— PROBLEM DETAILS —
Write only the count of lines that hold the word "struct" in the listing.

— LISTED ENTRIES —
std::vector<float> pack_conv_ups2w(const float* w, int cout, int cin, int cout_pad) {
    const int cq = cin / 4;
    const std::vector<float> ph = pack_conv_ups2(w, cout, cin, cout_pad);
    std::vector<float> out((size_t)36 * cq * cout_pad * 4, 0.0f);
    const size_t plane = (size_t)cq * cout_pad * 4;
    for (int p = 0; p < 4; ++p)
        for (size_t e = 0; e < plane; ++e) {
            float wc[2][3];
            for (int dy = 0; dy < 2; ++dy) {
                const float g0 = ph[(size_t)(p * 4 + dy * 2 + 0) * plane + e], g1 = ph[(size_t)(p * 4 + dy * 2 + 1) * plane + e];
                wc[dy][0] = g0; wc[dy][1] = g0 + g1; wc[dy][2] = g1;
            }
            for (int nu = 0; nu < 3; ++nu) {
                out[(size_t)(p * 9 + 0 * 3 + nu) * plane + e] = wc[0][nu];
                out[(size_t)(p * 9 + 1 * 3 + nu) * plane + e] = wc[0][nu] + wc[1][nu];
                out[(size_t)(p * 9 + 2 * 3 + nu) * plane + e] = wc[1][nu];
            }
        }
    return out;
}

void fold_bn(const float* gamma, const float* bbeta, const float* mean, const float* var, int c, int c_pad,
             std::vector<float>& alpha, std::vector<float>& beta) {
    alpha.assign(c_pad, 0.0f);
    beta.assign(c_pad, 0.0f);
    for (int i = 0; i < c; ++i) {
        const float inv = 1.0f / sqrtf(var[i] + kBnEps);
        const float a = gamma[i] * inv;
        alpha[i] = a;
        beta[i] = bbeta[i] - mean[i] * a;
    }
}

std::vector<float> pad_vec(const float* v, int c, int c_pad) {
    std::vector<float> out(c_pad, 0.0f);
    memcpy(out.data(), v, sizeof(float) * c);
    return out;
}

struct DevLayer {
    float* w = nullptr;
    float* w_wino2 = nullptr;
    float* w_ups2w = nullptr;
    float* bias = nullptr;
    float* alpha = nullptr;
    float* beta = nullptr;
    int cin = 0, cout = 0, cout_pad = 0, ks = 3;
};

int upload(const std::vector<float>& h, float** d) {
    DCX_CHECK_HIP(hipMalloc((void**)d, h.size() * sizeof(float)));
    DCX_CHECK_HIP(hipMemcpy(*d, h.data(), h.size() * sizeof(float), hipMemcpyHostToDevice));
    return 0;
}

void free_layer(DevLayer& l) {
    if (l.w) (void)hipFree(l.w);
    if (l.w_wino2) (void)hipFree(l.w_wino2);
    if (l.w_ups2w) (void)hipFree(l.w_ups2w);
    if (l.bias) (void)hipFree(l.bias);
    if (l.alpha) (void)hipFree(l.alpha);
    if (l.beta) (void)hipFree(l.beta);
    l = DevLayer();
}

struct HostConv {
    const float* w; const float* b;
    const float* g; const float* be; const float* mu; const float* var;
};

int make_layer(const HostConv& h, int cin, int cout, int ks, DevLayer* out, bool ups_input = false) {
    DevLayer l;
    l.cin = cin; l.cout = cout; l.ks = ks;
    l.cout_pad = dcx_conv_cout_pad(cout);
    int rc = upload(pack_conv(h.w, cout, cin, ks, l.cout_pad), &l.w);
    if (rc == 0) rc = upload(pad_vec(h.b, cout, l.cout_pad), &l.bias);
    if (rc == 0 && h.g != nullptr) {
        std::vector<float> al, be;
        fold_bn(h.g, h.be, h.mu, h.var, cout, l.cout_pad, al, be);
        for (int i = 0; i < cout; ++i) be[i] = fmaf(h.b[i], al[i], be[i]);
        rc = upload(al, &l.alpha);
        if (rc == 0) rc = upload(be, &l.beta);
        if (rc == 0 && ks == 3) rc = upload(pack_conv_wino2(h.w, cout, cin, l.cout_pad), &l.w_wino2);
        if (rc == 0 && ks == 3 && ups_input) rc = upload(pack_conv_ups2w(h.w, cout, cin, l.cout_pad), &l.w_ups2w);
    }
    if (rc != 0) { free_layer(l); return rc; }
    *out = l;
    return 0;
}

int make_first_layer(const HostConv& h, DevLayer* out) {
    DevLayer l;
    l.cin = 1; l.cout = 64; l.cout_pad = 64; l.ks = 3;
    std::vector<float> w(9 * 64);
    for (int o = 0; o < 64; ++o)
        for (int t = 0; t < 9; ++t) w[t * 64 + o] = h.w[o * 9 + t];
    std::vector<float> al, be;
    fold_bn(h.g, h.be, h.mu, h.var, 64, 64, al, be);
    int rc = upload(w, &l.w);
    if (rc == 0) rc = upload(pad_vec(h.b, 64, 64), &l.bias);
    if (rc == 0) rc = upload(al, &l.alpha);
    if (rc == 0) rc = upload(be, &l.beta);
    if (rc != 0) { free_layer(l); return rc; }
    *out = l;
    return 0;
}

bool g_timing = false;
hipEvent_t g_ev[5];
bool g_ev_ok = false;
int timing_mark(int i, hipStream_t s) {
    if (!g_timing) return 0;
    if (!g_ev_ok) {
        for (auto& e : g_ev) DCX_CHECK_HIP(hipEventCreate(&e));
        g_ev_ok = true;
    }
    DCX_CHECK_HIP(hipEventRecord(g_ev[i], s));
    return 0;
}

}

struct dcx_detector {
    int n_ids = 16;
    DevLayer first;
    DevLayer enc[7];
    DevLayer heads_a;
    DevLayer head_loc, head_ids;
};

struct dcx_refiner {
    DevLayer first;
    DevLayer mid[9];
    DevLayer head_a;
    float* head_w = nullptr;
    float head_b = 0.f;
};

namespace {

struct DetWs {
    size_t buf0, buf1, loc, ids, codes, conf, total;
    int ids_quads;
};
DetWs det_layout(int n_ids, int b, int h, int w) {
    DetWs L;
    const size_t hw = (size_t)h * w, cells = (size_t)(h / 8) * (w / 8);
    L.ids_quads = (n_ids + 1 + 3) / 4;
    size_t off = 0;
    L.buf0 = off; off = align_up(off + (size_t)b * 64 * hw * 4, 256);
    L.buf1 = off; off = align_up(off + (size_t)b * 16 * hw * 4, 256);
    L.loc = off;  off = align_up(off + (size_t)b * 68 * cells * 4, 256);
    L.ids = off;  off = align_up(off + (size_t)b * L.ids_quads * 4 * cells * 4, 256);
    L.codes = off; off = align_up(off + (size_t)b * cells * 4, 256);
    L.conf = off; off = align_up(off + (size_t)b * cells * 8, 256);
    L.total = off;
    return L;
}

struct RefWs {
    size_t buf0, buf1, pval, pidx, total;
};
constexpr int kRefTiles = 32;
RefWs ref_layout(int p) {
    RefWs L;
    size_t off = 0;
    L.buf0 = off; off = align_up(off + (size_t)p * 65536 * 4, 256);
    L.buf1 = off; off = align_up(off + (size_t)p * 65536 * 4, 256);
    L.pval = off; off = align_up(off + (size_t)p * kRefTiles * 4, 256);
    L.pidx = off; off = align_up(off + (size_t)p * kRefTiles * 4, 256);
    L.total = off;
    return L;
}

DcxConvArgs conv_args(const DevLayer& l, const float* in, int n, int in_cq_total, int in_cq_off, int hin, int win,
                      int ups, int pad, float* out, int out_cq_total, const int* n_limit) {
    DcxConvArgs a;
    memset(&a, 0, sizeof(a));
    a.in = in; a.w = l.w; a.w_wino2 = l.w_wino2; a.w_ups2w = l.w_ups2w; a.bias = l.bias; a.alpha = l.alpha; a.beta = l.beta; a.out = out;
    a.n_limit = n_limit;
    a.n = n; a.in_cq_total = in_cq_total; a.in_cq_off = in_cq_off; a.cin = l.cin;
    a.hin = hin; a.win = win; a.ups = ups; a.pad = pad;
    a.ho = (hin << ups) + 2 * pad - (l.ks - 1);
    a.wo = (win << ups) + 2 * pad - (l.ks - 1);
    a.out_cq_total = out_cq_total; a.out_cq_off = 0;
    a.cout_pad = l.cout_pad; a.cout_quads = (l.cout + 3) / 4; a.cout_real = l.cout;
    return a;
}

}

extern "C" const char* dcx_version(void) { return "deepcharuco_amd 0.1 (gfx950, fp32 MFMA)"; }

— SOLUTION TO THE PROBLEM —
6